Only the lines below starting at the one that contains "if constexpr (k == 2)" and ending at the one that contains "acc[o] = mfma16<true>(Wsc[0], xsl[o" are to be reproduced, exactly and with both ends kept.

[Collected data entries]

- - -

template <int S, int NCH, int ROWS, bool BN, bool RES, bool SC = false>
__global__ __launch_bounds__(RW_CT) __attribute__((amdgpu_waves_per_eu(1, 1))) void conv_rw_kernel(ConvArgs a, const uint4* __restrict__ wimg, RwTiles td) {
  using G = RwGeo<S, NCH, ROWS>;
  constexpr int PW = G::PW, NPX = G::NPX, NP = G::NP, NPXP = G::NPXP, BUF = G::BUF, STEPS = G::STEPS, CING = G::CING, PH = G::PH;
  static_assert(!SC || (S == 1 && NCH == 2 && ROWS == 16 && !RES), "the fp16 shortcut is built into the stride-1 form's two-chunk stream");
  if (*a.ovf != 0) return;
  extern __shared__ __attribute__((aligned(16))) uint4 lds4[];
  uint4* s_buf = lds4;
  float* s_bn = reinterpret_cast<float*>(lds4 + 2 * BUF);
  float* s_par = s_bn + 2 * CING;
  uint4* s_sc = reinterpret_cast<uint4*>(s_par + 3 * RW_WC);
  const int tid = threadIdx.x, lane = tid & 63, wave = tid >> 6, i16 = lane & 15, q = lane >> 4;
  const int ct = wave;
  const int cout_g = a.Cout / a.groups, nhalf = cout_g / RW_WC;
  const int g = blockIdx.y / nhalf, half = blockIdx.y - g * nhalf;
  constexpr bool has_bn = BN;

  u32x4 Wr[NCH][9][2];
  {
    const u32x4* wg = reinterpret_cast<const u32x4*>(wimg) + (size_t)g * NCH * 3 * 24 * cout_g + (q * cout_g + half * RW_WC + ct * 16 + i16);
#pragma unroll
    for (int c = 0; c < NCH; ++c)
#pragma unroll
      for (int ky = 0; ky < 3; ++ky)
#pragma unroll
        for (int kx = 0; kx < 3; ++kx)
#pragma unroll
          for (int p = 0; p < 2; ++p) Wr[c][ky * 3 + kx][p] = wg[(size_t)((c * 3 + ky) * 24 + (p * 3 + kx) * 4) * cout_g];
  }
  u32x4 Wsc[2];
  if constexpr (SC) {
    const u32x4* ws = reinterpret_cast<const u32x4*>(a.sc_planes) + (size_t)g * 8 * cout_g + (q * cout_g + half * RW_WC + ct * 16 + i16);
    Wsc[0] = ws[0];
    Wsc[1] = ws[(size_t)4 * cout_g];
  }
  if (tid < CING) {
    const int ci = g * CING + tid;
    s_bn[tid] = has_bn ? a.in_scale[ci] * a.act_scale : a.act_scale;
    s_bn[CING + tid] = has_bn ? a.in_shift[ci] * a.act_scale : 0.0f;
  }
  if (tid < RW_WC) {
    const int ch = g * cout_g + half * RW_WC + tid;
    float os = a.w_unscale[ch] * a.act_unscale;
    if (a.out_scale) os *= a.out_scale[ch];
    float ob = a.out_shift ? a.out_shift[ch] : 0.0f;
    if (a.sc_in && a.sc_bias) ob += a.sc_bias[ch];
    s_par[tid] = os;
    s_par[RW_WC + tid] = ob;
    s_par[2 * RW_WC + tid] = a.w_scale[ch] * a.act_scale;
  }

  const int per_xcd = (td.total + 7) >> 3;
  auto tile_of = [&](int t) { return (t & 7) * per_xcd + (t >> 3); };
  auto decode = [&](int tile, int& n_, int& oy_, int& ox_) {
    int qd = tile_div(tile, td.m_tx);
    ox_ = (tile - qd * td.tiles_x) * RW_TW;
    tile = qd;
    qd = tile_div(tile, td.m_ty);
    oy_ = (tile - qd * td.tiles_y) * ROWS;
    n_ = qd;
  };
  int t = blockIdx.x;
  while (t < 8 * per_xcd && tile_of(t) >= td.total) t += gridDim.x;
  if (t >= 8 * per_xcd) return;
  auto advance = [&](int& n_, int& oy_, int& ox_) {
    t += gridDim.x;
    const bool more = t < 8 * per_xcd && tile_of(t) < td.total;
    if (more) decode(tile_of(t), n_, oy_, ox_);
    return more;
  };
  int n0, oy0, ox0, n1, oy1, ox1, n2, oy2, ox2;
  decode(tile_of(t), n0, oy0, ox0);

  u32x4 pre_p[NP];
  const int q8 = tid & 7;
  int ipos[NP];
#pragma unroll
  for (int i = 0; i < NP; ++i) {
    const int px = min((tid >> 3) + RW_PPI * i, NPX - 1);
    const int py = px / PW;
    ipos[i] = (py << 8) | (px - py * PW);
  }
  const unsigned st_base = (unsigned)((((q8 >> 2) * NPXP + (tid >> 3)) * 4 + (q8 & 3)) * 8);
  f32x4 psc[NCH], psh[NCH];
  const unsigned coff0 = (unsigned)(g * CING + 4 * q8);
  const int Hm1 = a.H - 1, Wm1 = a.W - 1;
  auto issue_item = [&](const int i, const int c, const int n_, const int oy_, const int ox_) __attribute__((always_inline)) {
    const float* in_n = a.in + (size_t)n_ * a.H * a.W * a.Cin;
    const int iy = oy_ * S - a.pad_top + (ipos[i] >> 8), ix = ox_ * S - a.pad_left + (ipos[i] & 0xFF);
    const int cy = med3(iy, 0, Hm1), cx = med3(ix, 0, Wm1);
    pre_p[i] = *reinterpret_cast<const u32x4*>(at_off(in_n, (pix_off(cy, cx, a.W, a.Cin) + coff0 + (unsigned)(c * 32)) << 2));
  };
  unsigned hmax = 0u;
  auto activate_item = [&](const int i, const int c, const int oy_, const int ox_) __attribute__((always_inline)) {
    float v[4];
#pragma unroll
    for (int j = 0; j < 4; ++j) v[j] = __fmaf_rn(__uint_as_float(pre_p[i][j]), psc[c][j], psh[c][j]);
    if (has_bn) {
#pragma unroll
      for (int j = 0; j < 4; ++j) v[j] = fmaxf(v[j], 0.0f);
    }
    const int iy = oy_ * S - a.pad_top + (ipos[i] >> 8), ix = ox_ * S - a.pad_left + (ipos[i] & 0xFF);
    const bool inside = (unsigned)iy < (unsigned)a.H && (unsigned)ix < (unsigned)a.W;
#pragma unroll
    for (int j = 0; j < 4; ++j) pre_p[i][j] = __float_as_uint(inside ? v[j] : 0.0f);
  };
  auto store_item = [&](const int i, const int bsel) __attribute__((always_inline)) {
    unsigned h0, h1, l0, l1;
    split_pair2_h(__uint_as_float(pre_p[i][0]), __uint_as_float(pre_p[i][1]), h0, l0);
    split_pair2_h(__uint_as_float(pre_p[i][2]), __uint_as_float(pre_p[i][3]), h1, l1);
    if (has_bn) hmax = pk_max_u16(pk_max_u16(hmax, h0), h1);
    else hmax = pk_max_u16(pk_max_u16(hmax, h0 & 0x7FFF7FFFu), h1 & 0x7FFF7FFFu);
    unsigned char* sp = reinterpret_cast<unsigned char*>(s_buf) + st_base;
    *reinterpret_cast<uint2*>(sp + (bsel * BUF * 16 + i * (RW_PPI * 32))) = make_uint2(h0, h1);
    *reinterpret_cast<uint2*>(sp + (bsel * BUF * 16 + 2 * NPXP * 32 + i * (RW_PPI * 32))) = make_uint2(l0, l1);
  };

  u32x4 pre_s[SC ? SC_ITEMS : 1];
  u32x4 xsh[2], xsl[2];
  const unsigned sc_st_base = (unsigned)((((q8 >> 2) * SC_NPXP + (tid >> 3)) * 4 + (q8 & 3)) * 8);
  const int sc_a_base = ((q >> 1) * SC_NPXP + i16) * 2 + (q & 1);
  auto issue_sc = [&](const int i, const int n_, const int oy_, const int ox_) __attribute__((always_inline)) {
    if constexpr (SC) {
      const float* sc_n = a.sc_in + (size_t)n_ * a.sc_H * a.sc_W * a.sc_cin;
      const int oy = min(oy_ + 2 * i + (tid >> 7), a.Ho - 1), ox = min(ox_ + ((tid >> 3) & 15), a.Wo - 1);
      pre_s[i] = *reinterpret_cast<const u32x4*>(
          at_off(sc_n, (pix_off(oy * a.sc_stride, ox * a.sc_stride, a.sc_W, a.sc_cin) + (unsigned)(g * 32 + 4 * q8)) << 2));
    }
  };
  auto store_sc = [&](const int i) __attribute__((always_inline)) {
    if constexpr (SC) {
      unsigned h0, h1, l0, l1;
      split_pair2_h(__uint_as_float(pre_s[i][0]) * a.sc_xscale, __uint_as_float(pre_s[i][1]) * a.sc_xscale, h0, l0);
      split_pair2_h(__uint_as_float(pre_s[i][2]) * a.sc_xscale, __uint_as_float(pre_s[i][3]) * a.sc_xscale, h1, l1);
      hmax = pk_max_u16(pk_max_u16(hmax, h0 & 0x7FFF7FFFu), h1 & 0x7FFF7FFFu);
      unsigned char* sp = reinterpret_cast<unsigned char*>(s_sc) + sc_st_base;
      *reinterpret_cast<uint2*>(sp + i * (RW_PPI * 32)) = make_uint2(h0, h1);
      *reinterpret_cast<uint2*>(sp + (2 * SC_NPXP * 32 + i * (RW_PPI * 32))) = make_uint2(l0, l1);
    }
  };

  f32x4 acc[ROWS];
  const int ch_l = g * cout_g + half * RW_WC + ct * 16 + 4 * q;
  auto init_acc = [&]() __attribute__((always_inline)) {
#pragma unroll
    for (int o = 0; o < ROWS; ++o) acc[o] = f32x4{0.0f, 0.0f, 0.0f, 0.0f};
  };
  f32x4 rres[RES ? ROWS : 1];
  auto issue_res = [&](const int o, const int n_, const int oy_, const int ox_) __attribute__((always_inline)) {
    if constexpr (RES) {
      const float* res_n = a.residual + (size_t)n_ * a.Ho * a.Wo * a.Cout;
      const int ox = min(ox_ + i16, a.Wo - 1), oy = min(oy_ + o, a.Ho - 1);
      rres[o] = *reinterpret_cast<const f32x4*>(at_off(res_n, (pix_off(oy, ox, a.Wo, a.Cout) + (unsigned)ch_l) << 2));
    }
  };

  const int a_base = ((q >> 1) * NPXP + S * i16) * 2 + (q & 1);
  constexpr int RW_AHEAD = 3, RW_RING = RW_AHEAD + 1;
  auto compute = [&](auto cc, auto bc, auto&& between) __attribute__((always_inline)) {
    constexpr int C = decltype(cc)::value, B = decltype(bc)::value;
    const uint4* sb = s_buf + B * BUF + a_base;
    u32x4 xh[RW_RING], xl[RW_RING];
    auto frag = [&](auto sc) __attribute__((always_inline)) {
      constexpr int s = decltype(sc)::value;
      constexpr int kx = s / PH, i = s - PH * kx, bf = s % RW_RING;
      xh[bf] = __builtin_bit_cast(u32x4, sb[(i * PW + kx) * 2]);
      xl[bf] = __builtin_bit_cast(u32x4, sb[4 * NPXP + (i * PW + kx) * 2]);
    };
    static_for<0, RW_AHEAD>(frag);
    static_for<0, STEPS>([&](auto sc) __attribute__((always_inline)) {
      constexpr int s = decltype(sc)::value;
      constexpr int kx = s / PH, i = s - PH * kx, bf = s % RW_RING;
      if constexpr (s + RW_AHEAD < STEPS) frag(std::integral_constant<int, s + RW_AHEAD>{});
      static_for<0, 3>([&](auto pc) __attribute__((always_inline)) {
        constexpr int pr = decltype(pc)::value;
        static_for<0, 3>([&](auto rc) __attribute__((always_inline)) {
          constexpr int r = decltype(rc)::value, d = i - r, o = d / S;
          if constexpr (d >= 0 && d % S == 0 && o < ROWS) {
            if constexpr (pr == 0) acc[o] = mfma16<true>(Wr[C][r * 3 + kx][1], xh[bf], acc[o]);
            if constexpr (pr == 1) acc[o] = mfma16<true>(Wr[C][r * 3 + kx][0], xl[bf], acc[o]);
            if constexpr (pr == 2) acc[o] = mfma16<true>(Wr[C][r * 3 + kx][0], xh[bf], acc[o]);
          }
        });
      });
      between(sc);
      __builtin_amdgcn_sched_barrier(0);
    });
  };
  auto unit = [&](auto cc, auto bc, auto ccc, auto cic, auto lastc, const int oyc, const int oxc, const int ni, const int oyi,
                  const int oxi) __attribute__((always_inline)) {
    constexpr int B = decltype(bc)::value, CC = decltype(ccc)::value, CI = decltype(cic)::value;
    constexpr bool LAST = decltype(lastc)::value;
    compute(cc, bc, [&](auto sc) __attribute__((always_inline)) {
      constexpr int s = decltype(sc)::value;
      constexpr int jlo = (s * 3 * NP + STEPS - 1) / STEPS, jhi = ((s + 1) * 3 * NP + STEPS - 1) / STEPS;
      static_for<jlo, (jhi < 3 * NP ? jhi : 3 * NP)>([&](auto jc) __attribute__((always_inline)) {
        constexpr int j = decltype(jc)::value, i = j / 3, k = j % 3;
        if constexpr (k == 0) activate_item(i, CC, oyc, oxc);
        if constexpr (k == 1) store_item(i, B ^ 1);
        if constexpr (k == 2) issue_item(i, CI, ni, oyi, oxi);
      });
      if constexpr (SC && !LAST) {
        constexpr int klo = (s * SC_ITEMS + STEPS - 1) / STEPS, khi = ((s + 1) * SC_ITEMS + STEPS - 1) / STEPS;
        static_for<klo, (khi < SC_ITEMS ? khi : SC_ITEMS)>([&](auto kc) __attribute__((always_inline)) { store_sc(decltype(kc)::value); });
      }
      if constexpr (SC && LAST) {
        if constexpr (s % 3 == 0 && s >= 3 && s / 3 - 1 < ROWS) {
          constexpr int o = s / 3 - 1;
          acc[o] = mfma16<true>(Wsc[1], xsh[o & 1], acc[o]);
          acc[o] = mfma16<true>(Wsc[0], xsl[o & 1], acc[o]);
          acc[o] = mfma16<true>(Wsc[0], xsh[o & 1], acc[o]);
        }
        if constexpr (s % 3 == 0 && s / 3 < ROWS) {
          constexpr int o = s / 3;
          xsh[o & 1] = __builtin_bit_cast(u32x4, s_sc[sc_a_base + o * 2 * RW_TW]);
          xsl[o & 1] = __builtin_bit_cast(u32x4, s_sc[sc_a_base + 4 * SC_NPXP + o * 2 * RW_TW]);
        }
        constexpr int klo = (s * SC_ITEMS + STEPS - 1) / STEPS, khi = ((s + 1) * SC_ITEMS + STEPS - 1) / STEPS;
        static_for<klo, (khi < SC_ITEMS ? khi : SC_ITEMS)>([&](auto kc) __attribute__((always_inline)) { issue_sc(decltype(kc)::value, ni, oyi, oxi); });
      }
      if constexpr (LAST && RES) {
        constexpr int olo = (s * ROWS + STEPS - 1) / STEPS, ohi = ((s + 1) * ROWS + STEPS - 1) / STEPS;
        static_for<olo, (ohi < ROWS ? ohi : ROWS)>([&](auto oc) __attribute__((always_inline)) { issue_res(decltype(oc)::value, n0, oy0, ox0); });
      }
    });
  };

  auto finish = [&](const int n_, const int oy_, const int ox_) __attribute__((always_inline)) {
    const int ox = min(ox_ + i16, a.Wo - 1);
    if (!SC && a.sc_in) {
      const int sc_cg = a.sc_cin / a.groups;
      const float* wsc = a.sc_w + ((size_t)g * sc_cg + q) * cout_g + half * RW_WC + ct * 16 + i16;
      const float ss = s_par[2 * RW_WC + ct * 16 + i16];
      const float* sc_n = a.sc_in + (size_t)n_ * a.sc_H * a.sc_W * a.sc_cin + g * sc_cg + q;
      for (int k4 = 0; k4 < sc_cg; k4 += 4) {
        const float ws = wsc[(size_t)k4 * cout_g] * ss;
#pragma unroll
        for (int o = 0; o < ROWS; ++o) {
          const int oy = min(oy_ + o, a.Ho - 1);
          const float xs = sc_n[((size_t)(oy * a.sc_stride) * a.sc_W + ox * a.sc_stride) * a.sc_cin + k4];
          acc[o] = __builtin_amdgcn_mfma_f32_16x16x4f32(ws, xs, acc[o], 0, 0, 0);
        }
      }
    }
    float* out_n = a.out + (size_t)n_ * a.Ho * a.Wo * a.Cout;
    const f32x4 os = *reinterpret_cast<const f32x4*>(s_par + ct * 16 + 4 * q);
    const f32x4 ob = *reinterpret_cast<const f32x4*>(s_par + RW_WC + ct * 16 + 4 * q);
    const bool xok = ox_ + i16 < a.Wo;
    const unsigned off0 = (pix_off(min(oy_, a.Ho - 1), ox, a.Wo, a.Cout) + (unsigned)ch_l) << 2;
    const unsigned row_bytes = (unsigned)(a.Wo * a.Cout) << 2;
    const bool whole = oy_ + ROWS <= a.Ho;
    auto row = [&](const int o, const bool ok, const unsigned off) __attribute__((always_inline)) {
      f32x4 v;
#pragma unroll
      for (int j = 0; j < 4; ++j) v[j] = __fmaf_rn(acc[o][j], os[j], ob[j]);
      if constexpr (RES) v += rres[o];
      if (a.relu) {
        asm volatile("");
        v.x = relu_bits(v.x); v.y = relu_bits(v.y); v.z = relu_bits(v.z); v.w = relu_bits(v.w);
      }
      if (ok) *reinterpret_cast<f32x4*>(at_off(out_n, off)) = v;
    };
    if (whole) {
#pragma unroll
      for (int o = 0; o < ROWS; ++o) row(o, xok, off0 + (unsigned)o * row_bytes);
    } else {
#pragma unroll
      for (int o = 0; o < ROWS; ++o) row(o, xok && oy_ + o < a.Ho, off0 + (unsigned)min(o, a.Ho - 1 - oy_) * row_bytes);
    }
  };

- - -

Exercise result:
        if constexpr (k == 2) issue_item(i, CI, ni, oyi, oxi);
      });
      if constexpr (SC && !LAST) {
        constexpr int klo = (s * SC_ITEMS + STEPS - 1) / STEPS, khi = ((s + 1) * SC_ITEMS + STEPS - 1) / STEPS;
        static_for<klo, (khi < SC_ITEMS ? khi : SC_ITEMS)>([&](auto kc) __attribute__((always_inline)) { store_sc(decltype(kc)::value); });
      }
      if constexpr (SC && LAST) {
        if constexpr (s % 3 == 0 && s >= 3 && s / 3 - 1 < ROWS) {
          constexpr int o = s / 3 - 1;
          acc[o] = mfma16<true>(Wsc[1], xsh[o & 1], acc[o]);
          acc[o] = mfma16<true>(Wsc[0], xsl[o & 1], acc[o]);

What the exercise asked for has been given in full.